The beer that Pete took to India was brewed, rather appropriately, at the White Shield Brewery by Steve Wellington and there is a brief description of this and the process near the start of the book. Of course, I had to try and work out the recipe by filling in the gaps and here is my approximation, assuming that the brew length was 2 barrels and making guesses to replace the missing information.
1072, IBU 103, EBC 19, 7% ABV
Pale Malt 97.6%
Malt 2.4%
Mash at 66°C, 90 minutes
Northdown Hops to 103 IBU, 60 boil time, 75% by weight
Northdown Late Hops, 10mins, 25% by Weight
Sounds pretty authentic apart from: highish gravity, the crystal malt and the contemporary hop variety. So a modern authentic-ish IPA then!
The whole experiment nearly became scuppered when the first cask of beer exploded in the Canary Islands. I have a feeling that if Pete or Steve had read W H Roberts ' "Scottish Ale Brewer", for instance, they might have reduced the gravity of their IPA a bit, increased the attenuation and maybe, just maybe, avoided the dreaded "exploding cask syndrome". But then, what do I know? Still it does up the drama of the narrative. So, you ask, how did the beer fare?

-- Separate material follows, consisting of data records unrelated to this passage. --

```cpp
__host__ __device__ inline int split_source_kblock(int kb) {
    constexpr int KB_BLOCK = G_BLOCK / 2, KB_ATT = HEADS * G_HEAD / 2;
    static_assert(KB_BLOCK - KB_ATT == HT * 32, "an MLP section is 32 K-blocks per hidden tile");
    constexpr int KB_IMPL0 = BLOCKS * KB_BLOCK, KB_L = NT * NT * 2;
    if (kb >= KB_IMPL0 + G_IMPL / 2) return kb;
    if (kb >= KB_IMPL0) {
        const int p = kb - KB_IMPL0;
        if (p < KB_L) return kb;
        if (p < 2 * KB_L) return KB_IMPL0 + 4 * KB_L + (p - KB_L);
        const int q = p - 2 * KB_L, pair = q / (3 * KB_L), r = q - pair * 3 * KB_L;
        if (r >= 2 * KB_L) return KB_IMPL0 + (5 + 2 * pair + 1) * KB_L + (r - 2 * KB_L);
        const int nt = r / (4 * NT), w = r - nt * 4 * NT;
        return w < 2 * NT ? KB_IMPL0 + (5 + 2 * pair) * KB_L + nt * 2 * NT + w
                          : KB_IMPL0 + (1 + pair) * KB_L + nt * 2 * NT + (w - 2 * NT);
    }
    const int blk = kb / KB_BLOCK, p = kb - blk * KB_BLOCK - KB_ATT;
    if (p < 16) return kb;
    const int q = p - 16, it = q >> 5, r = q & 31;
    int src;
    if (it < HT - 1)
        src = r < 16 ? (it + 1) * 32 + r : it * 32 + r;
    else
        src = it * 32 + 16 + r;
    return blk * KB_BLOCK + KB_ATT + src;
}

__global__ __launch_bounds__(256) void split_program_kernel(const float *__restrict__ src,
                                                            size_t src_stride_floats,
                                                            u32x4 *__restrict__ dst,
                                                            size_t dst_stride_u4) {
    const int img = blockIdx.y;
    const float *s = src + (size_t)img * src_stride_floats;
    u32x4 *d = dst + (size_t)img * dst_stride_u4;
    const int e = blockIdx.x * 256 + threadIdx.x;
    constexpr int REC_KB = REC_FLOATS / (KB_U4 * 4);
    if (e < REC_KB * 64) {
        const int kb = e >> 6, lane = e & 63;
        const f32x4 *g = reinterpret_cast<const f32x4 *>(s) + (size_t)split_source_kblock(kb) * 128;
        const f32x4 a = g[lane], b = g[64 + lane];
        if (out_of_range(a) || out_of_range(b)) atomicOr(reinterpret_cast<unsigned *>(d) + REC_FLOATS + P_FLAG, 1u);
// ... 305 lines not shown
```

Before: 83.79 million.

## Keep implicit-layer odd activations in VGPR/AGPR registers instead of LDS slab

Implicit-network intermediate activations (odd layers) are now kept in register tiles, part in VGPRs and the rest in AGPRs, instead of being written to and read back from the LDS slab. The feature tile fp is packed earlier and pinned to AGPRs. New softplus and gelu MFMA variants take B operands from AGPRs. This removes LDS store/load traffic and its waits, but raises register pressure and may cause spills or lower occupancy.

```diff
diff --git a/zeroshape_amd/csrc/sdf_decoder_split.hip b/zeroshape_amd/csrc/sdf_decoder_split.hip
--- a/zeroshape_amd/csrc/sdf_decoder_split.hip
+++ b/zeroshape_amd/csrc/sdf_decoder_split.hip
@@ -31,8 +31,19 @@
 constexpr int KB_TOTAL = G_TOTAL / 2;
 constexpr int PRM_WINDOW = 4096;
 constexpr int STAGE_FLOATS = NBUF * CHUNK_BYTES / 4;
+#ifndef ZS_SPLIT_IMPL_SLAB
+constexpr bool IMPL_REGS = true;
+#else
+constexpr bool IMPL_REGS = false;
+#endif
+#ifndef ZS_SPLIT_LN_SLAB
+constexpr bool LN2_REGS = true;
+#else
+constexpr bool LN2_REGS = false;
+#endif
 constexpr int SLAB_TILES = NT - 1;
 constexpr int SLAB_U4 = SLAB_TILES * 4 * 64;
+constexpr int SLAB_USED = IMPL_REGS && LN2_REGS ? SLAB_TILES - 1 : SLAB_TILES;
 constexpr int ZTILES_F4 = NT * 4 * 64;
 static_assert(ZSLAB_F4 == 3 * ZTILES_F4, "the workspace slab holds three skip layers' feat partial products");
 static_assert(B0_TABLE_FLOATS == PRM_WINDOW, "block0_window_kernel / block0_stream_kernel index an image's table by PRM_WINDOW");
@@ -139,10 +150,10 @@
 
 struct Slab {
     u32x4 *fl;
-    PT t7;
+    PT tr[NT - SLAB_USED];
     DEV void store(int tile, const PT &p) {
-        if (tile == SLAB_TILES) {
-            t7 = p;
+        if (tile >= SLAB_USED) {
+            tr[tile - SLAB_USED] = p;
         } else {
 #pragma unroll
             for (int q = 0; q < 4; q++) fl[(tile * 4 + q) * 64] = p.v[q];
@@ -268,27 +279,29 @@
 ZS_KBLOCK_GELU(kblock_gelu, "v", "")
 ZS_KBLOCK_GELU(kblock_gelu_breg, "a", "s_nop 1\n\t")
 #undef ZS_KBLOCK_GELU
+#define ZS_KBLOCK_SOFTPLUS(NAME, BREG, LEAD) \
+DEV float NAME(f32x16 &acc, const u32x4 &ahi, const u32x4 &alo, const u32x4 &bhi, const u32x4 &blo, float x) {             \
+    float t, m;                                                                                                            \
+    const float c0 = -144.26950408889634074f;                                                                              \
+    asm volatile(                                                                                                          \
+                 LEAD ZS_KBLOCK_MFMA_LO_HI                                                                                 \
+                 "v_mul_f32_e64 %[t], |%[x]|, %[c0]\n\t"                                                                   \
+                 "v_exp_f32_e32 %[t], %[t]\n\t"                                                                            \
+                 "v_mfma_f32_32x32x16_f16 %[acc], %[ahi], %[bl], %[acc]\n\t"                                               \
+                 "v_max_f32_e32 %[m], 0, %[x]\n\t"                                                                         \
+                 "v_add_f32_e32 %[t], 1.0, %[t]\n\t"                                                                       \
+                 "v_log_f32_e32 %[t], %[t]\n\t"                                                                            \
+                 "v_mfma_f32_32x32x16_f16 %[acc], %[ahi], %[bh], %[acc]\n\t"                                               \
+                 "s_nop 0\n\t"                                                                                             \
+                 "v_fmac_f32_e32 %[m], 0x3be32166, %[t]"                                                                   \
+                 : [acc] "+v"(acc), [t] "=&v"(t), [m] "=&v"(m)                                                             \
+                 : [alo] "v"(alo), [ahi] "v"(ahi), [bh] BREG(bhi), [bl] BREG(blo), [x] "v"(x), [c0] "s"(c0));              \
+    return m;                                                                                                              \
+}
+ZS_KBLOCK_SOFTPLUS(kblock_softplus, "v", "")
+ZS_KBLOCK_SOFTPLUS(kblock_softplus_breg, "a", "s_nop 1\n\t")
+#undef ZS_KBLOCK_SOFTPLUS
 #undef ZS_KBLOCK_MFMA_LO_HI
-DEV float kblock_softplus(f32x16 &acc, const u32x4 &ahi, const u32x4 &alo, const u32x4 &bhi, const u32x4 &blo, float x) {
-    float t, m;
-    const float c0 = -144.26950408889634074f;
-    asm volatile(
-#ifndef ZS_EXP_TWO_TERM
-                 "v_mfma_f32_32x32x16_f16 %[acc], %[alo], %[bh], %[acc]\n\t"
-#endif
-                 "v_mul_f32_e64 %[t], |%[x]|, %[c0]\n\t"
-                 "v_exp_f32_e32 %[t], %[t]\n\t"
-                 "v_mfma_f32_32x32x16_f16 %[acc], %[ahi], %[bl], %[acc]\n\t"
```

What was it like when it arrived in India? Really— don't be a cheapskate—buy the book and find out.
While we are on the subject of the book, rather than the content, it's a shame that the book doesn't have a proper stitched binding because I am sure that I will re-read and refer to it quite often. Also it is a shame that there are a few typographic errors and some pretty poor proof reading. On a happier note, I like the cover and, I wonder, is that the elephant from the pub just above the title? I rather think it is.
Pete has a theory about the change that IPA underwent on the way to the subcontinent. He points out the similarity with journey which madeira experienced on the way there (maderia was the drink in India before IPA supplanted it). Casks of the wine were transported pretty much the same way as IPA and underwent significant and beneficial change. The Maderian wine producers found that the high temperatures were the thing. When they lost their trade to India (and hence the maturation the wine underwent in the holds of the East Indiamen) the wine producers began to heat their wine up in store, either by gradually moving the casks from the lower to the upper floors of their warehouses or by the artificial heating of the storage vessels.
Oh yes, I think I forgot to say, this is also a very funny book. Laugh out loud funny in places, much to my embarrassment on a couple of occasions.
You see? This book has everything, humour, drama, tears, exotic locations, beer. What more could you want? Go on buy a copy, you won't regret it.